Y el tono de voz de Lucia descendió hasta prácticamente convertirse en un susurro. Estaba agotada.

– ¿Lo has pasado bien?

– Mucho. No tengo palabras para agradecerte o que estás haciendo por mí.

– Ya me lo cobraré. No tengas la menor duda – bromeó.

Llegaron al apartamento y empezaba a llover. La noche era fría. Sólo deseaba meterse en la cama y descansar.

Cuando entraban por la puerta del apartamento eran prácticamente las 2 de la madrugada. Se despidió de Sophie en el comedor y se abrazaron fuerte.

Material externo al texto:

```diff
@@ -756,6 +756,47 @@
   }
 }
 
+__device__ __forceinline__ u32 redc32(u64 x, const QK32& k) {
+  const u32 m = (u32)x * k.nqinv;
+  return (u32)((x + (u64)m * k.q) >> 32);
+}
+template <Lay G, int AR, int D>
+__device__ __forceinline__ void pow2_base32(u32 (&v)[E], const u32 (&va)[E], const LevelTwT<u32>& z, const QK32& qk) {
+  static_assert(AR >= 2 && D == 2 && G.reg[2] == G.reg[1] + 1 && G.reg[3] == G.reg[1] + 2, "degree-3 residues on register bits 2, 3 of G");
+#pragma unroll
+  for (int g = 0; g < 4; ++g) {
+    constexpr int EK[4] = {0, 8, 4, 12};
+    u32 zw = z.w[level_tab<G, 1>.slot[g & 1]], zwp = z.wp[level_tab<G, 1>.slot[g & 1]];
+    if (g & 2) { zw = qk.q - zw; zwp = ~zwp; }
+    u32 a[4], y[4];
+#pragma unroll
+    for (int k = 0; k < 4; ++k) {
+      a[k] = va[g | EK[k]];
+      const u32 b = v[g | EK[k]];
+      y[k] = AR == 4 ? b : AR == 2 ? csub32(b, qk.q2) : csub32(b, qk.q);
+    }
+#pragma unroll
+    for (int k = 3; k >= 0; --k) {
+      u32 w[4];
+#pragma unroll
+      for (int i = 0; i < 4; ++i) w[i] = y[(k - i) & 3];
+      u32 t;
+      if constexpr (AR == 3) {
+        const u32 t0 = csub32(redc32((u64)a[0] * w[0] + (u64)a[1] * w[1], qk), qk.q);
+        const u32 t1 = csub32(redc32((u64)a[2] * w[2] + (u64)a[3] * w[3], qk), qk.q);
+        t = csub32(t0 + t1, qk.q);
+      } else {
+        t = csub32(redc32((u64)a[0] * w[0] + (u64)a[1] * w[1] + (u64)a[2] * w[2] + (u64)a[3] * w[3], qk), qk.q2);
+      }
+      v[g | EK[k]] = t;
+      if (k) {
+        const u32 zb = shoup32(y[k], zw, zwp, qk.q);
+        y[k] = AR == 3 ? csub32(zb, qk.q) : zb;
+      }
+    }
+  }
+}
+
 constexpr int pow2_threads(int L) { return (1 << (L - R)) >= 256 ? (1 << (L - R)) : 256; }
 
 template <int L, int MODE, int AR, bool T1 = false, bool TR = false>
@@ -826,7 +867,7 @@
   if constexpr (MODE == 0 || MODE == 2) {
     const rsrc_t src = (MODE == 2) ? ra : ry;
     load_poly<LIO, T1>(src, off_io, uT8, [&](int e, u64 x) { v[e] = from_i64_fwd<AR>((i64)x, qk); });
-    fwd_transform<AR, L, LIO, TIGHT, T1, NoTop, TR>(v, lds, tw, tau, qk);
+    fwd_transform<AR, L, LIO, TIGHT, T1, NoTop, TR ? 2 : 0>(v, lds, tw, tau, qk);
   }
   if constexpr (MODE == 2) {
     V va[E];
@@ -842,7 +883,7 @@
       __builtin_amdgcn_sched_barrier(0);
 #pragma unroll
       for (int e = 0; e < E; ++e) v[e] = from_i64_fwd<AR>((i64)raw[e], qk);
-      fwd_transform<AR, L, LIO, true, T1, NoTop, TR>(v, lds, tw, tau, qk);
+      fwd_transform<AR, L, LIO, true, T1, NoTop, TR ? 2 : 0>(v, lds, tw, tau, qk);
     }
     const int tl = TIGHT ? fresh(t) : t;
     const ModCtx mc = mod[tl];
@@ -872,7 +913,7 @@
       tw.l1w = sc[2];
       tw.l1wp = sc[3];
     }
-    inv_transform<AR, L, LIO, T1, TR>(v, lds, tw, tau, qk);
+    inv_transform<AR, L, LIO, T1, TR ? 2 : 0>(v, lds, tw, tau, qk);
     store_poly<LIO, T1>(ry, off_io, uT8, [&](int e) { return (u64)canon_inv<AR>(v[e], qk); });
   }
 }
diff --git a/lol_amd/csrc/pow2_pipe.hip b/lol_amd/csrc/pow2_pipe.hip
--- a/lol_amd/csrc/pow2_pipe.hip
+++ b/lol_amd/csrc/pow2_pipe.hip
@@ -70,16 +70,40 @@
   }
 };
 
+template <int L, int NDMA> struct PipeTopTr {
+  using S = Sched<L, true>;
+  static constexpr Lay AL = S::w1b(), AG = S::g();
+  static constexpr int NG = tw_distinct(AG, 1);
+  TwRaw<AL, 2> r10;
+  TwRaw<AG, 1> rg1;
+  LevelTwT<u32> l10, g[R];
+  __device__ __forceinline__ void issue(rsrc_t tab, int tau) {
+    static_assert(S::NSWAP == 2 && S::HAS_G && S::G_K0 >= 1 && L - 2 >= 10, "n = 4096 or 8192");
+    tw_issue(r10, tab, xthr<AL>(tau));
+    tw_issue(rg1, tab, xthr<AG>(tau));
+  }
+  __device__ __forceinline__ void wait_l10() {
+    asm volatile("s_waitcnt vmcnt(%0)" :: "n"(NG + NDMA));
+    tw_landed(l10, r10);
+  }
+  __device__ __forceinline__ void wait_g() {
+    asm volatile("s_waitcnt vmcnt(%0)" :: "n"(NDMA));
+    tw_landed(g[1], rg1);
+  }
+};
+
 constexpr int PIPE_ROW = 68;
 constexpr int pipe_lds_words(int n) { return (n + n / 16) + 2 * twl_words(n) + (n / 64) * PIPE_ROW; }
 
-template <int L, int AR, bool SQ>
+template <int L, int AR, bool SQ, bool TR = false>
 __global__ void __launch_bounds__(1 << (L - R), 4)
 k_pow2_pipe(i64* __restrict__ c, const i64* a, const i64* b, i64 B, const u32* __restrict__ tw_fwd, const u32* __restrict__ tw_inv,
             const u32* __restrict__ scale, const ModCtx* __restrict__ mod) {
   static_assert(AR >= 2 && L >= 12, "32-bit classes; one polynomial per workgroup of whole waves");
   using S = Sched<L, true>;
   using V = u32;
+  using Top = std::conditional_t<TR, PipeTopTr<L, 16>, PipeTop<L, 16>>;
+  constexpr int TD = TR ? 2 : 0;
   constexpr int n = 1 << L;
   constexpr int NT = 1 << (L - R);
   constexpr int WORK = n + n / 16, TWW = twl_words(n);
@@ -101,7 +125,8 @@
   twf.pf = tw_fwd;
   twf.pi = tw_inv;
   twf.lds_tw = lds_twf;
-  twf.sc0 = scale[0]; twf.sc1 = scale[1]; twf.l1w = scale[2]; twf.l1wp = scale[3];
+  const u32* scp = scale + (TR ? 8 : 0);
+  twf.sc0 = scp[0]; twf.sc1 = scp[1]; twf.l1w = scp[2]; twf.l1wp = scp[3];
   TwCtxT<V> twi = twf;
   twi.lds_tw = lds_twi;
   tw_fill_lds<NT>(lds_twf, twf.fwd, 0, n, tau);
@@ -141,31 +166,38 @@
   for (; p < B; p += G) {
     V v[E], va[E];
     take(v);
-    PipeTop<L, 16> top;
+    Top top;
     top.issue(tab_asm, tau);
     const i64 pn = (p + G < B) ? p + G : p;
     if constexpr (SQ) dma(a, pn); else dma(b, p);
-    fwd_transform<AR, L, S::w0(), false, true, PipeTop<L, 16>>(v, lds, twf, tau, qk, &top);
+    fwd_transform<AR, L, S::w0(), false, true, Top, TD>(v, lds, twf, tau, qk, &top);
 #pragma unroll
     for (int e = 0; e < E; ++e) va[e] = park_fwd<AR>(v[e], qk);
     if constexpr (!SQ) {
       __syncthreads();
       take(v);
       dma(a, pn);
-      fwd_transform<AR, L, S::w0(), true, true, PipeTop<L, 16>>(v, lds, twf, tau, qk, &top);
+      fwd_transform<AR, L, S::w0(), true, true, Top, TD>(v, lds, twf, tau, qk, &top);
     }
-    const ModCtx mc = mod[0];
-#pragma unroll
-    for (int e = 0; e < E; ++e) v[e] = pmul<AR>(va[e], v[e], mc, qk);
-    inv_transform<AR, L, LIO, true>(v, lds, twi, tau, qk);
+    if constexpr (TR) {
+      pow2_base32<S::g(), AR, TD>(v, va, top.g[1], qk);
+    } else {
+      const ModCtx mc = mod[0];
+#pragma unroll
+      for (int e = 0; e < E; ++e) v[e] = pmul<AR>(va[e], v[e], mc, qk);
+    }
+    inv_transform<AR, L, LIO, true, TD>(v, lds, twi, tau, qk);
     const rsrc_t rc = __builtin_amdgcn_make_buffer_rsrc((void*)(c + p * n), 0, (u32)n * 8u, 0x00020000);
     store_poly<LIO, true>(rc, off_io, 8u, [&](int e) { return (u64)canon_inv<AR>(v[e], qk); });
   }
   asm volatile("s_waitcnt vmcnt(0)");
 }
 
-template <int L, int AR, bool SQ>
+template <int L, int AR, bool SQ, bool TR = false>
 static hipError_t launch_pipe_L(const Pow2Launch& a) {
+  if constexpr (!TR) {
+    if (a.trunc) return launch_pipe_L<L, AR, SQ, true>(a);
+  }
   constexpr int n = 1 << L;
   constexpr int NT = 1 << (L - R);
   const size_t lds_bytes = (size_t)pipe_lds_words(n) * sizeof(u32);
@@ -177,7 +209,7 @@
     if (r != hipSuccess) return r;
     r = hipDeviceGetAttribute(&cus[dev], hipDeviceAttributeMultiprocessorCount, dev);
     if (r != hipSuccess) return r;
-    return hipFuncSetAttribute(reinterpret_cast<const void*>(&k_pow2_pipe<L, AR, SQ>), hipFuncAttributeMaxDynamicSharedMemorySize, (int)lds_bytes);
+    return hipFuncSetAttribute(reinterpret_cast<const void*>(&k_pow2_pipe<L, AR, SQ, TR>), hipFuncAttributeMaxDynamicSharedMemorySize, (int)lds_bytes);
   });
   if (e != hipSuccess) return e;
   int dev = 0;
@@ -189,12 +221,12 @@
   if (const char* g = getenv("LOLHIP_PIPE_GRID")) grid = atol(g);
   if (getenv("LOLHIP_PIPE_INFO")) {
     int occ = -1;
-    hipError_t oe = hipOccupancyMaxActiveBlocksPerMultiprocessor(&occ, reinterpret_cast<const void*>(&k_pow2_pipe<L, AR, SQ>), NT, lds_bytes);
-    fprintf(stderr, "k_pow2_pipe<%d,%d>: lds %zu B, per_cu %d, occupancy query %d (err %d), grid %lld\n", L, AR, lds_bytes, per_cu, occ, (int)oe, (long long)grid);
+    hipError_t oe = hipOccupancyMaxActiveBlocksPerMultiprocessor(&occ, reinterpret_cast<const void*>(&k_pow2_pipe<L, AR, SQ, TR>), NT, lds_bytes);
+    fprintf(stderr, "k_pow2_pipe<%d,%d>: lds %zu B, per_cu %d, occupancy query %d (err %d), grid %lld, trunc %d\n", L, AR, lds_bytes, per_cu, occ, (int)oe, (long long)grid, TR ? 2 : 0);
   }
   if (grid > a.B) grid = a.B;
   if (grid == 0) return hipSuccess;
-  hipLaunchKernelGGL((k_pow2_pipe<L, AR, SQ>), dim3((unsigned)grid), dim3(NT), lds_bytes, a.stream, a.y, a.a, a.b, a.B,
+  hipLaunchKernelGGL((k_pow2_pipe<L, AR, SQ, TR>), dim3((unsigned)grid), dim3(NT), lds_bytes, a.stream, a.y, a.a, a.b, a.B,
                      static_cast<const u32*>(a.tw_fwd), static_cast<const u32*>(a.tw_inv), static_cast<const u32*>(a.scale), a.mod);
   return hipGetLastError();
 }
```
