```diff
             inner_step<MODE, OCT>(q0, q1, q2, q3, rp, th, popped, slot_put<GUARD>(at, col0, sb), cur, nxt, sb);
         } else {
             const F3 e2 = F3{q2.x, q2.y, q2.z};
diff --git a/real-time-opencl-raytracer_amd/csrc/rt_render.hip b/real-time-opencl-raytracer_amd/csrc/rt_render.hip
--- a/real-time-opencl-raytracer_amd/csrc/rt_render.hip
+++ b/real-time-opencl-raytracer_amd/csrc/rt_render.hip
@@ -196,11 +196,20 @@
     }
 }
 
-__device__ __forceinline__ void leaf_bytes(const DevScene& S, uint32_t ref, uint32_t& tk, uint32_t& tend) {
+template <bool SHIFT>
+__device__ __forceinline__ void leaf_bytes(const DevScene& S, uint32_t tri_off, uint32_t ref, uint32_t& tk, uint32_t& tend) {
     int off, cnt;
     leaf_range(S, ref, off, cnt);
-    tk = S.tri_off + (uint32_t)off * 48u;
-    tend = tk + (uint32_t)cnt * 48u;
+    if (!SHIFT) {
+        tk = tri_off + (uint32_t)off * 48u;
+        tend = tk + (uint32_t)cnt * 48u;
+        return;
+    }
+    uint32_t o3, c3;
+    asm("v_lshl_add_u32 %0, %1, 1, %1" : "=v"(o3) : "v"(off));
+    asm("v_lshl_add_u32 %0, %1, 1, %1" : "=v"(c3) : "v"(cnt));
+    asm("v_lshl_add_u32 %0, %1, 4, %2" : "=v"(tk) : "v"(o3), "v"(tri_off));
+    asm("v_lshl_add_u32 %0, %1, 4, %2" : "=v"(tend) : "v"(c3), "v"(tk));
 }
 
 struct Stack {
```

– Creo que voy a fumarme un cigarrillo en el balcón antes de quitarme el abrigo y me voy a ir a dormir – dijo Lucia.

– Lucia! ¿Pero no habías dejado de fumar?

– Lo intento. Cada día lo pienso pero ese, es uno de los propósitos eternamente incumplidos de mi vida.

-¿Uno de ellos? ¿Hay algún otro?

– Hay varios Sophie. ¡Pero no me hagas hacerte una lista ahora!

Y ambas se dirigieron una mirada de complicidad.

Lucia se dirigió a su habitación, perfectamente decorada y ambientada con sus flores favoritas. El suelo crujía bajo sus pies al contacto con las botas y decidió quitárselas para no estropear la madera.

Abrió el pequeño bolso que había llevado a la cena, buscó su paquete de tabaco y cogió un cigarrillo. Buscó también el encendedor pero, como habitualmente le ocurría, no lo encontró. ¡Odiaba no encontrar nunca el encendedor! Recordó que en el bolso grande debía llevar algún otro, era difícil no encontrar cualquier cosa en aquellos bolsos enormes que utilizaba.

Mientras buscaba, aun con el abrigo puesto y empezando a sentir calor, vio su agenda, su neceser, un par de lápices…Vaya! No encontraba por ninguna parte el mechero. Siguió buscando y vio un papel pequeño y bien doblado. Por instinto, lo cogió para ver de qué ticket o nota se trataba y cuando lo vio…no podía creerse lo que estaba viendo.

Era una nota manuscrita. Decía:

“Ahora que tienes la moneda para llamar, sólo necesitas el número al que hacerlo”

Mario XXX

Y tras la invitación, un número de teléfono móvil.

Era Mario. Estaba tan cansada que no lo podía creer. Sonrió, sin duda, y el mismo escalofrío de siempre volvió a recorrerle la espalda. Pero, ¿Cuándo lo habría dejado en su bolso? Se preguntaba una y otra vez.

 Y en ese momento, con la sensación de felicidad todavía caliente entre las manos, fresca todavía en los sentidos, decidió renunciar al cigarrillo y meterse en la cama para arropar los recuerdos, los planes y las emociones.

Un día largo e intenso sin duda.

Y mientras el sueño la invadía y se preguntaba a si misma si le llamaría, no pudo más que sentirse feliz. Muy feliz.